Information shown:
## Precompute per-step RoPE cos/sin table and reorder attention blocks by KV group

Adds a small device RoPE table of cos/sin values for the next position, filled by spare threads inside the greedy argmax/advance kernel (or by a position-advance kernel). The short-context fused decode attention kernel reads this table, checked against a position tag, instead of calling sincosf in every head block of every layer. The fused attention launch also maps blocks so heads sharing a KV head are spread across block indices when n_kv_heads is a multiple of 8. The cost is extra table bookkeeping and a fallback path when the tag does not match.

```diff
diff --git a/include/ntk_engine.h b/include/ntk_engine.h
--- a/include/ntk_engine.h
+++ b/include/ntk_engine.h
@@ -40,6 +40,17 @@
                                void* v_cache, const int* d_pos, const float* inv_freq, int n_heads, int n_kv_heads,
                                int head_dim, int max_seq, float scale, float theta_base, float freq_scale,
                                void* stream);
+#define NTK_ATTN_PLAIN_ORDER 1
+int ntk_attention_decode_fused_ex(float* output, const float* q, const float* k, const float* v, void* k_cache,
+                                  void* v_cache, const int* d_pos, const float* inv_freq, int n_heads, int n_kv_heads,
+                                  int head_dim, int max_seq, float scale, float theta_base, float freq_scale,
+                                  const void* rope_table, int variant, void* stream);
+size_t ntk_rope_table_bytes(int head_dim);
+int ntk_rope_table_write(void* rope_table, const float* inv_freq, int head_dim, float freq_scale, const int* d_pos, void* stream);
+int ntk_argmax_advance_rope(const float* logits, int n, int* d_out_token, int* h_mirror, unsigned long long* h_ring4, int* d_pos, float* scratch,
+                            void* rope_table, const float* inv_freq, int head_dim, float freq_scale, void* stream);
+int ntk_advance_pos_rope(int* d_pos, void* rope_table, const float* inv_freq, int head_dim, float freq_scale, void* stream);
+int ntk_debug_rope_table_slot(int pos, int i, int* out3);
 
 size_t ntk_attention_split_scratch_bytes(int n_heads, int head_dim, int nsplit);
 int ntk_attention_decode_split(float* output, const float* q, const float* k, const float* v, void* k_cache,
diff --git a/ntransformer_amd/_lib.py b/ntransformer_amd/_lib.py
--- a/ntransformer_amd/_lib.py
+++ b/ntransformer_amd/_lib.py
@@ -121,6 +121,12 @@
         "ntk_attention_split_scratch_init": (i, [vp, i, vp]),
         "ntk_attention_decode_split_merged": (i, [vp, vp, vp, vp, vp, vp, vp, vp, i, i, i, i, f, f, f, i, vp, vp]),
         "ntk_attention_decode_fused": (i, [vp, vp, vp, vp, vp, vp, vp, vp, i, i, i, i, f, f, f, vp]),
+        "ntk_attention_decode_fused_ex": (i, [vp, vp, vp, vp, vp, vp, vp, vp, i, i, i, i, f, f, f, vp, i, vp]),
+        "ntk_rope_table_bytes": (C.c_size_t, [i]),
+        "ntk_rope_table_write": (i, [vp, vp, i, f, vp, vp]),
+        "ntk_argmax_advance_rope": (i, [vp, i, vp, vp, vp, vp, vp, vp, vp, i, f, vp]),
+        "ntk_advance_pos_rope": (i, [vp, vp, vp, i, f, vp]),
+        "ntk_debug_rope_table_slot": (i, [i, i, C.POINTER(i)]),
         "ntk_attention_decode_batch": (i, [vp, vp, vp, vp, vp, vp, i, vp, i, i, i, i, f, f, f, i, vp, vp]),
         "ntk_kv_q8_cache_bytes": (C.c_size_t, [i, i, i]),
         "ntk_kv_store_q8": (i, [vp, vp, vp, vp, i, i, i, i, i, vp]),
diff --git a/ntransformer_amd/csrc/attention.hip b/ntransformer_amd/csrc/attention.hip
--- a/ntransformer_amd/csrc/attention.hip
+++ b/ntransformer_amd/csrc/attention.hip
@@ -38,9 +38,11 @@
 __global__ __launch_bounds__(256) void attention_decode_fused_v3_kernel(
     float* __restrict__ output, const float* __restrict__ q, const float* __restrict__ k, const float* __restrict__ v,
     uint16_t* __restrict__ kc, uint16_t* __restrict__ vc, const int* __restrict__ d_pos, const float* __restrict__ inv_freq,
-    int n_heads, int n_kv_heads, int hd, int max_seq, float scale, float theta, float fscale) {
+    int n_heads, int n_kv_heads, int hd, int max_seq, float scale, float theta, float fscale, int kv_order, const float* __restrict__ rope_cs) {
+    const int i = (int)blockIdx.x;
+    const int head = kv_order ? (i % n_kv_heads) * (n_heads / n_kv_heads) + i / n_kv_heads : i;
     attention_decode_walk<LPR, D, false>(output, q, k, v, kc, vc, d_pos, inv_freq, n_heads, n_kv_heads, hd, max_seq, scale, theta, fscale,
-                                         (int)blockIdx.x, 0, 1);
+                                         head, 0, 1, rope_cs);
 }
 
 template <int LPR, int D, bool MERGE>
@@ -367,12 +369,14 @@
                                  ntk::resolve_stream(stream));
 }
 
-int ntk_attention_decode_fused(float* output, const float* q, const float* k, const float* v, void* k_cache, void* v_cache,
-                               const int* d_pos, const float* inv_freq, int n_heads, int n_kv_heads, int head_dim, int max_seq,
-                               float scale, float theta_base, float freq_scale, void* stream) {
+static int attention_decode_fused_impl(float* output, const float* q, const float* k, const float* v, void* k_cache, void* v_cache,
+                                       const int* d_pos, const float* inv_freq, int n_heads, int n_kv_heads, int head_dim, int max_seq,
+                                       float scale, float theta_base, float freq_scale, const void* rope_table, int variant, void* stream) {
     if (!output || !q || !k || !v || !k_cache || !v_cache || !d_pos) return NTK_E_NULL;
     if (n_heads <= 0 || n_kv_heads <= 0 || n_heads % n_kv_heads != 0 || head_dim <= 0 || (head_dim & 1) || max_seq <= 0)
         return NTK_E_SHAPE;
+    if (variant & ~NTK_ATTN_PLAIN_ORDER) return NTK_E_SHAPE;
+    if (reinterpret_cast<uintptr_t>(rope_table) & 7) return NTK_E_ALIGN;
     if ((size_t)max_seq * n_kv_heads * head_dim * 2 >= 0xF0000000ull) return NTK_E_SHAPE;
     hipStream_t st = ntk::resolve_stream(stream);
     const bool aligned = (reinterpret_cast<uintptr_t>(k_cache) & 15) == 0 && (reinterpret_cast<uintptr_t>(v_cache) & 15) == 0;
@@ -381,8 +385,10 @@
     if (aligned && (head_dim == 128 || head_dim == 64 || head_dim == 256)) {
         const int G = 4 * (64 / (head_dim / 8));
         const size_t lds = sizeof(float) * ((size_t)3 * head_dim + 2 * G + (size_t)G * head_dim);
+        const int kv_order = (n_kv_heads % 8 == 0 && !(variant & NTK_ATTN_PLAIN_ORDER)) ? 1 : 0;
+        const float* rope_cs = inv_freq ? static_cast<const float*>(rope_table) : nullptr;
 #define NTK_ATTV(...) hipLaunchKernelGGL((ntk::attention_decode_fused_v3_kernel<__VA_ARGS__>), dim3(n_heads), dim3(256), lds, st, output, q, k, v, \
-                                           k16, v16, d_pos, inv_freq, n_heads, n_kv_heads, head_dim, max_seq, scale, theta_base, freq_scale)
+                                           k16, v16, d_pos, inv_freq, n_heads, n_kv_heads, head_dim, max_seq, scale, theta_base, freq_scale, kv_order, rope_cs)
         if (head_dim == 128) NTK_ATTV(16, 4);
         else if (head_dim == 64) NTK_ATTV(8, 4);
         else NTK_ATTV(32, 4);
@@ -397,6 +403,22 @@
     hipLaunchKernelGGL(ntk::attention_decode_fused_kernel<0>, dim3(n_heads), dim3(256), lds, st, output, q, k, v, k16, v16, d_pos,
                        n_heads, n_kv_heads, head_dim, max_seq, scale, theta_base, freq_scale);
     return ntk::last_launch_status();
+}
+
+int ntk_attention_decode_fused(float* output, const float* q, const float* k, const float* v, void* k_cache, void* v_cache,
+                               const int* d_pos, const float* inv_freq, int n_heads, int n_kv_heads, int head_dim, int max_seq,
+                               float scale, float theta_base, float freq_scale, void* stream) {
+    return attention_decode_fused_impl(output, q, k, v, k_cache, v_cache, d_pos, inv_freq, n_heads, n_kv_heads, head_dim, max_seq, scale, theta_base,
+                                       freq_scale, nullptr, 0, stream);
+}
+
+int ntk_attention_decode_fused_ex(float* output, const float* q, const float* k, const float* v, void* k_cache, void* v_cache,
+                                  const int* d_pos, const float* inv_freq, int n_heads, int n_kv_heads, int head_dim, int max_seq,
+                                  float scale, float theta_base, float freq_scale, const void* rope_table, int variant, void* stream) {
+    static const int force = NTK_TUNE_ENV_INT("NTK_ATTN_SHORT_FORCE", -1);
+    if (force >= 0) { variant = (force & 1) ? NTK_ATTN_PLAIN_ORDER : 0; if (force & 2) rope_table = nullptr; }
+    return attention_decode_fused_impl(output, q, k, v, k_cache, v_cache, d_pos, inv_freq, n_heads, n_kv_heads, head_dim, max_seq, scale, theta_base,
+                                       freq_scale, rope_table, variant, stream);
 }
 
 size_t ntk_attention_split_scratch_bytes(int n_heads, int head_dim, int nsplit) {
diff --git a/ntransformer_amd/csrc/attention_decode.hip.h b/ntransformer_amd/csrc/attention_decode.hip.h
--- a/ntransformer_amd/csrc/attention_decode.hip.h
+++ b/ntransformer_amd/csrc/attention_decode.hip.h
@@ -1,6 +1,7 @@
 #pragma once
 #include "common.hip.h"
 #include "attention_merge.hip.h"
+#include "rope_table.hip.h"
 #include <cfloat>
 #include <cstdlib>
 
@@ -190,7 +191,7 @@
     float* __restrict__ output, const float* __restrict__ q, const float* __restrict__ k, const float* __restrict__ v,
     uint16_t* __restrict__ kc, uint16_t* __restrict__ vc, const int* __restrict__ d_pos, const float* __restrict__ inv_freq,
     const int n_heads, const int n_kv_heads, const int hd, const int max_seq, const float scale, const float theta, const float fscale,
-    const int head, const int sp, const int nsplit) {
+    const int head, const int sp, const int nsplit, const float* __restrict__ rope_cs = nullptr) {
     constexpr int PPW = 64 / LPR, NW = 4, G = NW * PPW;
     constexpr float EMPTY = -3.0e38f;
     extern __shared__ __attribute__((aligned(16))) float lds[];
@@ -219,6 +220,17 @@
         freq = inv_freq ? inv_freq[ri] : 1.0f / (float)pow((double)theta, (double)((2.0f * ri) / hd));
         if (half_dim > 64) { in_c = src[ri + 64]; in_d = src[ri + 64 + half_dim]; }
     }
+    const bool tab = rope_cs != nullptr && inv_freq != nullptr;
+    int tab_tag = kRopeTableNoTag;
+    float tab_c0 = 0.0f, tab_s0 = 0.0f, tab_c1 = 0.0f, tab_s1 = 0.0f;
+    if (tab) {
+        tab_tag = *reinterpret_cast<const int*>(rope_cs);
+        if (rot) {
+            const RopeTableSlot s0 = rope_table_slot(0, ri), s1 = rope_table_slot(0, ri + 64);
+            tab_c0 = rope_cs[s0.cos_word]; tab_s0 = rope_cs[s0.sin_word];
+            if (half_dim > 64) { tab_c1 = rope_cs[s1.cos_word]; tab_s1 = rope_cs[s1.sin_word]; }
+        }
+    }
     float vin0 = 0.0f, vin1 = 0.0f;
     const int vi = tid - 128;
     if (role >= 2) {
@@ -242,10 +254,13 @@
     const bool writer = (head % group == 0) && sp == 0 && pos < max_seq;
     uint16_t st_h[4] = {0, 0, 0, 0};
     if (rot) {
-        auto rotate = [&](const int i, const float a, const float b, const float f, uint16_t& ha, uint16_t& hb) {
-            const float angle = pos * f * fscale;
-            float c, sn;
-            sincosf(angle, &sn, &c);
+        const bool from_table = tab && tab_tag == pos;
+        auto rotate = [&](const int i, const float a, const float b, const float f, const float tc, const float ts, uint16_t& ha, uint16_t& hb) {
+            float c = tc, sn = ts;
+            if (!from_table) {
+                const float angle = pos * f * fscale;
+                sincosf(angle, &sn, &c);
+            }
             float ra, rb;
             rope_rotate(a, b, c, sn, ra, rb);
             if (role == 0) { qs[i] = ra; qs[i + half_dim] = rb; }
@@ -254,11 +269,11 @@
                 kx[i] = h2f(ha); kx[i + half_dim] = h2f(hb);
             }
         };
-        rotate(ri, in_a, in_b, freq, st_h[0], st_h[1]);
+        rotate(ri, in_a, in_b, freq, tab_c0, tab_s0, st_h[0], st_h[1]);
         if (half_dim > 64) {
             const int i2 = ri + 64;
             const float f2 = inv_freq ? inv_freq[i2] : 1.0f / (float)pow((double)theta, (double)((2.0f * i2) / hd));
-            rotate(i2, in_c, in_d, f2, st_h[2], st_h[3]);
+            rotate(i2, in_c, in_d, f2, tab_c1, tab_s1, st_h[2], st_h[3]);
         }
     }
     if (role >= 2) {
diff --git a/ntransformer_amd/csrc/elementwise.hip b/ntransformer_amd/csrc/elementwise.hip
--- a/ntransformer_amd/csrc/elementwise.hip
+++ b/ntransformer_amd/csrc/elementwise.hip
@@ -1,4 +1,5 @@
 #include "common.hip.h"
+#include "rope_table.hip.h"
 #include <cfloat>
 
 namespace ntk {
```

Task directions: When the entries above show the word "include" in a line, copy that line out.

Written solution:
diff --git a/include/ntk_engine.h b/include/ntk_engine.h
--- a/include/ntk_engine.h
+++ b/include/ntk_engine.h
 #include "common.hip.h"
 #include "attention_merge.hip.h"
+#include "rope_table.hip.h"
 #include <cfloat>
 #include <cstdlib>
 #include "common.hip.h"
+#include "rope_table.hip.h"
 #include <cfloat>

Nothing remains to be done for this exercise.